EXTRACTED INFORMATION -
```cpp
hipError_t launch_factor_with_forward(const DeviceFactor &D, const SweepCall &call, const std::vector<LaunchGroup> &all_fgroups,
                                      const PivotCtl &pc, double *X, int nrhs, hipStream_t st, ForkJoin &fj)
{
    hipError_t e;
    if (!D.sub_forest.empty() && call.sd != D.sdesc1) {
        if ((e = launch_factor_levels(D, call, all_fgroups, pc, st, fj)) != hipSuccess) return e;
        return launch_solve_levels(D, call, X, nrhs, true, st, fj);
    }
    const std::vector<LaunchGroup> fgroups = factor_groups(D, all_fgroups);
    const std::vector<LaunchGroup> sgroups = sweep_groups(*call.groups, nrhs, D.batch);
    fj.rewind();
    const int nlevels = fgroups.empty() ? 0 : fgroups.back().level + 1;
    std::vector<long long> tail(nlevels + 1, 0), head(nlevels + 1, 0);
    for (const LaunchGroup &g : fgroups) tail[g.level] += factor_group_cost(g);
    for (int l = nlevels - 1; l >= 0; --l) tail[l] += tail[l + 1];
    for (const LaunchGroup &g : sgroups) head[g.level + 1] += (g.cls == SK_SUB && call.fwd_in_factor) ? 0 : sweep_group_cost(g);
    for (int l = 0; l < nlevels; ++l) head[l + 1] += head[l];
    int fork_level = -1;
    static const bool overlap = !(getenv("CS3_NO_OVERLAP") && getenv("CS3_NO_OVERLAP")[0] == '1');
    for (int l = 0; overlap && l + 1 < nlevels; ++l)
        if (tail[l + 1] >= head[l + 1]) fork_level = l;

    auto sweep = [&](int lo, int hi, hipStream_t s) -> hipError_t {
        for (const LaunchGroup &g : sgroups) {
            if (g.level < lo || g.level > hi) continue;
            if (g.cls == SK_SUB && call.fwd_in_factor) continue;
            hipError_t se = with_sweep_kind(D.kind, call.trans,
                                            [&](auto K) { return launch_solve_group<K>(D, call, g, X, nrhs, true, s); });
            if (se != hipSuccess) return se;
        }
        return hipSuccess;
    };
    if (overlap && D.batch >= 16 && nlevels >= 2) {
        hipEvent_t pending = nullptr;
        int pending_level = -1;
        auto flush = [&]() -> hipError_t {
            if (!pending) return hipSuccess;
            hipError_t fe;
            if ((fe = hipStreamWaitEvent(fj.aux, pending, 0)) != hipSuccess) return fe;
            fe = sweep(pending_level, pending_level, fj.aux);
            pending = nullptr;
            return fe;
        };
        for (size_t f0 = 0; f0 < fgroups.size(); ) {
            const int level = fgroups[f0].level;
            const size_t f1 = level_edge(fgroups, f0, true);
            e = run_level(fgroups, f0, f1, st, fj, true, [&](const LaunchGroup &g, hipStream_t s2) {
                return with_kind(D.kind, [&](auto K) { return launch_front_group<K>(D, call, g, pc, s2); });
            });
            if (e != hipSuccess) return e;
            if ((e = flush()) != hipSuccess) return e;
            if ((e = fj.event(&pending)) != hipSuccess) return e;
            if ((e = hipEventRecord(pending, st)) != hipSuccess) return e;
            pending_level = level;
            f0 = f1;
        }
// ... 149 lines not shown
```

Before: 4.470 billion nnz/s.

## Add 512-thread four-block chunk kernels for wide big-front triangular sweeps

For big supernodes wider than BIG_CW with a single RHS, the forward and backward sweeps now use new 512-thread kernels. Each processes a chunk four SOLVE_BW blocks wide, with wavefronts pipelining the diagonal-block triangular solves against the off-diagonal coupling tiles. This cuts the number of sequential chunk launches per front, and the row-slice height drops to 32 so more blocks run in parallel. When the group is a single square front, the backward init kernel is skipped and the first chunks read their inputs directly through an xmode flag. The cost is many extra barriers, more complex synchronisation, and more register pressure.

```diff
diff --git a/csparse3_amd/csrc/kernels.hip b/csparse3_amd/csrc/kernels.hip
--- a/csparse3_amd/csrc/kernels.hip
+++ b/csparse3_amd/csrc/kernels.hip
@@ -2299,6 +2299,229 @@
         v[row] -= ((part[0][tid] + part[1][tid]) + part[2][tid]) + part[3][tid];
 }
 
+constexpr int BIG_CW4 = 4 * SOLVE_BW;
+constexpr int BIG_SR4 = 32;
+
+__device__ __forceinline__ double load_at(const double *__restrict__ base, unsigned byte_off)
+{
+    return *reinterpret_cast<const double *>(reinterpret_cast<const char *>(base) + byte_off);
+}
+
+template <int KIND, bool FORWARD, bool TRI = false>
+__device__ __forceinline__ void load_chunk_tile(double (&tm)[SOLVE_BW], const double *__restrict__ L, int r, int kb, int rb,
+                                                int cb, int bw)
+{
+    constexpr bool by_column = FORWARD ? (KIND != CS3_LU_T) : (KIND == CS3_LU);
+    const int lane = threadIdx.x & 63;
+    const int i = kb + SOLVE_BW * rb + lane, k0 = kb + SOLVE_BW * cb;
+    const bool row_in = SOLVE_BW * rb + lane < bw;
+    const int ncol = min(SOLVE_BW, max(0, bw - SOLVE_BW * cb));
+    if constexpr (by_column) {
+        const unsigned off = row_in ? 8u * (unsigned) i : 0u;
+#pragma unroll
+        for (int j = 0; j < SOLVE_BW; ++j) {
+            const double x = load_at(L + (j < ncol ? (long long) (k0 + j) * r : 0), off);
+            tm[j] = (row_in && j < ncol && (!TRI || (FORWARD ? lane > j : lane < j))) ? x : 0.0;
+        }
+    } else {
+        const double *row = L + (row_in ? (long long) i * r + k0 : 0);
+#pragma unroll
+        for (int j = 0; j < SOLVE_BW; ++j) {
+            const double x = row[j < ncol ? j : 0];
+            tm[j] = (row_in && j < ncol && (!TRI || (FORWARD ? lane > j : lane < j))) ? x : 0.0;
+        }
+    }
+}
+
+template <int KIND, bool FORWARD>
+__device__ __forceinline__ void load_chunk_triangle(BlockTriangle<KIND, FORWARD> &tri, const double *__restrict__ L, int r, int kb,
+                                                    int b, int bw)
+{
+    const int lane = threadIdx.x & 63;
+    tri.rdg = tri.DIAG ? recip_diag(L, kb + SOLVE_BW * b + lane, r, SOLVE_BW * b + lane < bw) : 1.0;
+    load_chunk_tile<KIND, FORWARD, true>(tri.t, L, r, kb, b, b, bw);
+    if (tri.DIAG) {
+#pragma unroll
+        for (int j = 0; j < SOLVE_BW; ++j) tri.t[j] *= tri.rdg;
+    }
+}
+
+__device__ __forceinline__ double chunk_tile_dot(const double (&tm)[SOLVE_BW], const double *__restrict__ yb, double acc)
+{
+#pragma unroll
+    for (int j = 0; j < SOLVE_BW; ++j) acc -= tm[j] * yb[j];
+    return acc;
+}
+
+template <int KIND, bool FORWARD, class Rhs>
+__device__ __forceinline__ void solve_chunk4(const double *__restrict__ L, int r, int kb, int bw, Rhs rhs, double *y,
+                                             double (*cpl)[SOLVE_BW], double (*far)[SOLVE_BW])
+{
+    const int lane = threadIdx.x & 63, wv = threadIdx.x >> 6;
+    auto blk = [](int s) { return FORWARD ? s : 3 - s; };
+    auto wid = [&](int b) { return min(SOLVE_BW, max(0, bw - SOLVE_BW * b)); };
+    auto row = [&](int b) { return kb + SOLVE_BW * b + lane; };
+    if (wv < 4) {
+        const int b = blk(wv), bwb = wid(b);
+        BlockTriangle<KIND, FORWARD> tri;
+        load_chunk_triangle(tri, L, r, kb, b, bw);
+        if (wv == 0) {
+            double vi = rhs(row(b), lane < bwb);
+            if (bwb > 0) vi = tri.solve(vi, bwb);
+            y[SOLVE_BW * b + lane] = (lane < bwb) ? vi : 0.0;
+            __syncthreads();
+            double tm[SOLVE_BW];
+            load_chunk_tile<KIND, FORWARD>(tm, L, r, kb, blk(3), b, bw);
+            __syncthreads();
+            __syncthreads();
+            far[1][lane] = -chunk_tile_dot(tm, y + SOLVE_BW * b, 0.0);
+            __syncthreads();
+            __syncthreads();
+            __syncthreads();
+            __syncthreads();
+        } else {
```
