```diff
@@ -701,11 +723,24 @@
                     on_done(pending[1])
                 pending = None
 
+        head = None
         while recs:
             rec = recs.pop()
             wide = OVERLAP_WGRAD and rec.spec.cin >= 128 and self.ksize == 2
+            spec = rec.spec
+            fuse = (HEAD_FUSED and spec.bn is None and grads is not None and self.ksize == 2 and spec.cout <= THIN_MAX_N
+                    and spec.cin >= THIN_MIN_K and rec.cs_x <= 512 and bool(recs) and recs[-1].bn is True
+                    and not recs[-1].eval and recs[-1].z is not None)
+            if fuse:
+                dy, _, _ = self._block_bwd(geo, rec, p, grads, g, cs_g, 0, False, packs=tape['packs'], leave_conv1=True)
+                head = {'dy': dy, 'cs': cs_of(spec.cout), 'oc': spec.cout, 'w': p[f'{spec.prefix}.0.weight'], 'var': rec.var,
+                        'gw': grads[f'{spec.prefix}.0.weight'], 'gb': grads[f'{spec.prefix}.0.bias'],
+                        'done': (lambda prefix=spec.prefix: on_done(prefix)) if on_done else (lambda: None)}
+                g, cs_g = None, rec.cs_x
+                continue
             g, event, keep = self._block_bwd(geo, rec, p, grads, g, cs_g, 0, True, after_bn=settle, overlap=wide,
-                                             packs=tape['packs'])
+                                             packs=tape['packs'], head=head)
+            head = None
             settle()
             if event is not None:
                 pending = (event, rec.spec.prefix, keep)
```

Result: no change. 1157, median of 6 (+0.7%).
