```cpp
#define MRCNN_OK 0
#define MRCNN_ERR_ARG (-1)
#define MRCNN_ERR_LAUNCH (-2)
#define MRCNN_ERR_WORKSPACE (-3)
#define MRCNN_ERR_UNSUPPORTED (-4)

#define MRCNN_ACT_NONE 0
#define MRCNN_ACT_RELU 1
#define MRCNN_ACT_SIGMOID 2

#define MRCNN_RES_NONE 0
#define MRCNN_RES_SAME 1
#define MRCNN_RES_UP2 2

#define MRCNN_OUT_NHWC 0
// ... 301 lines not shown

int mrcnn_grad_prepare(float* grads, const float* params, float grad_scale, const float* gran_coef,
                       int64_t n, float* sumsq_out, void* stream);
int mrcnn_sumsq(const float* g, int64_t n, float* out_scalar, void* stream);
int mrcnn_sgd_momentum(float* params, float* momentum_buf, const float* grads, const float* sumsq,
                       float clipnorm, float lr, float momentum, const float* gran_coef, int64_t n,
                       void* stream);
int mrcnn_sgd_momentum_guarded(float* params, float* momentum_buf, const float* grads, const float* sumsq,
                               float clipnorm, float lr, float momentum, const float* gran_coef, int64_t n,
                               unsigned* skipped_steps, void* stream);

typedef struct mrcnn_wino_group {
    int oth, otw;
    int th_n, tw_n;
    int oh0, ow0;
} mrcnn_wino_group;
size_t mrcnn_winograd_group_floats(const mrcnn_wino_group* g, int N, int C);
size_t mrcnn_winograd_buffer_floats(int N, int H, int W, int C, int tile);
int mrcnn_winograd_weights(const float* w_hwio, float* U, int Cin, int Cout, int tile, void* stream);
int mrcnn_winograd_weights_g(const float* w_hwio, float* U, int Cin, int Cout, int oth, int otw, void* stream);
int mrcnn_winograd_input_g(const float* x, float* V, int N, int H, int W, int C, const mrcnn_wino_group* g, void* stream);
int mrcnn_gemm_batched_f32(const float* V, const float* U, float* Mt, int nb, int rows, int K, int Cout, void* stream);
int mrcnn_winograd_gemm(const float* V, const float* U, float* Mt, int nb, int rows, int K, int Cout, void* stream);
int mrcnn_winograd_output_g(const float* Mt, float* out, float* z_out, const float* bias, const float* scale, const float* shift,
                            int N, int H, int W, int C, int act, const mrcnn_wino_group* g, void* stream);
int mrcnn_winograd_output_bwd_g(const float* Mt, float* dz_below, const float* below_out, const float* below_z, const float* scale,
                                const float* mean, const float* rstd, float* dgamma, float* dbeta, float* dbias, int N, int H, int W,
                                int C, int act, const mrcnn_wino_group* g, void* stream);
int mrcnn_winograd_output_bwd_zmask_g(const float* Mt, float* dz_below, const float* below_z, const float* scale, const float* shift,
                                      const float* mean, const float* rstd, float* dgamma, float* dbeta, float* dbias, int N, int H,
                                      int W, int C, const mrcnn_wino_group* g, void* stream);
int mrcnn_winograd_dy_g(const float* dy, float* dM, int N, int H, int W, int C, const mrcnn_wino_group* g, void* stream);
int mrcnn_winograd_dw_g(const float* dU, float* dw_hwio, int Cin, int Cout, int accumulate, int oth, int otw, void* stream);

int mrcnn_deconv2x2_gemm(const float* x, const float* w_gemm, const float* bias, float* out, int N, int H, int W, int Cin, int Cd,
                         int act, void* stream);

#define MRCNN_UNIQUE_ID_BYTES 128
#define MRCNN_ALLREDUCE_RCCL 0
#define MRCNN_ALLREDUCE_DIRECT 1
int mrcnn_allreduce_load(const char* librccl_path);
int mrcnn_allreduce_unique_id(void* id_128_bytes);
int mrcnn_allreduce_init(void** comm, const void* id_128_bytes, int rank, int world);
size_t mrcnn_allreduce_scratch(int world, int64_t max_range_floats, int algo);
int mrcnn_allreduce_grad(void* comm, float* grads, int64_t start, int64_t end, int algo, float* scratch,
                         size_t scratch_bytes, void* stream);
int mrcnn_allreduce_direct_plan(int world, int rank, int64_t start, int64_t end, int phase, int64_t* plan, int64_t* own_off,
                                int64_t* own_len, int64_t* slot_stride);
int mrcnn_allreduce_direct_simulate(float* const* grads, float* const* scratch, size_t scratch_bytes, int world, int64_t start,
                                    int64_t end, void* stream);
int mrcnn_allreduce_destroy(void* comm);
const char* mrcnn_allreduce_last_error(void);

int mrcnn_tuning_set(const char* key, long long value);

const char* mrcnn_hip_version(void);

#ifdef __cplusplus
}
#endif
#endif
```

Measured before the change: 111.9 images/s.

TASK PROMPT - Out of the records above, pull each line containing the word "self".

TASK SOLUTION -
             wide = OVERLAP_WGRAD and rec.spec.cin >= 128 and self.ksize == 2
+            fuse = (HEAD_FUSED and spec.bn is None and grads is not None and self.ksize == 2 and spec.cout <= THIN_MAX_N
+                dy, _, _ = self._block_bwd(geo, rec, p, grads, g, cs_g, 0, False, packs=tape['packs'], leave_conv1=True)
             g, event, keep = self._block_bwd(geo, rec, p, grads, g, cs_g, 0, True, after_bn=settle, overlap=wide,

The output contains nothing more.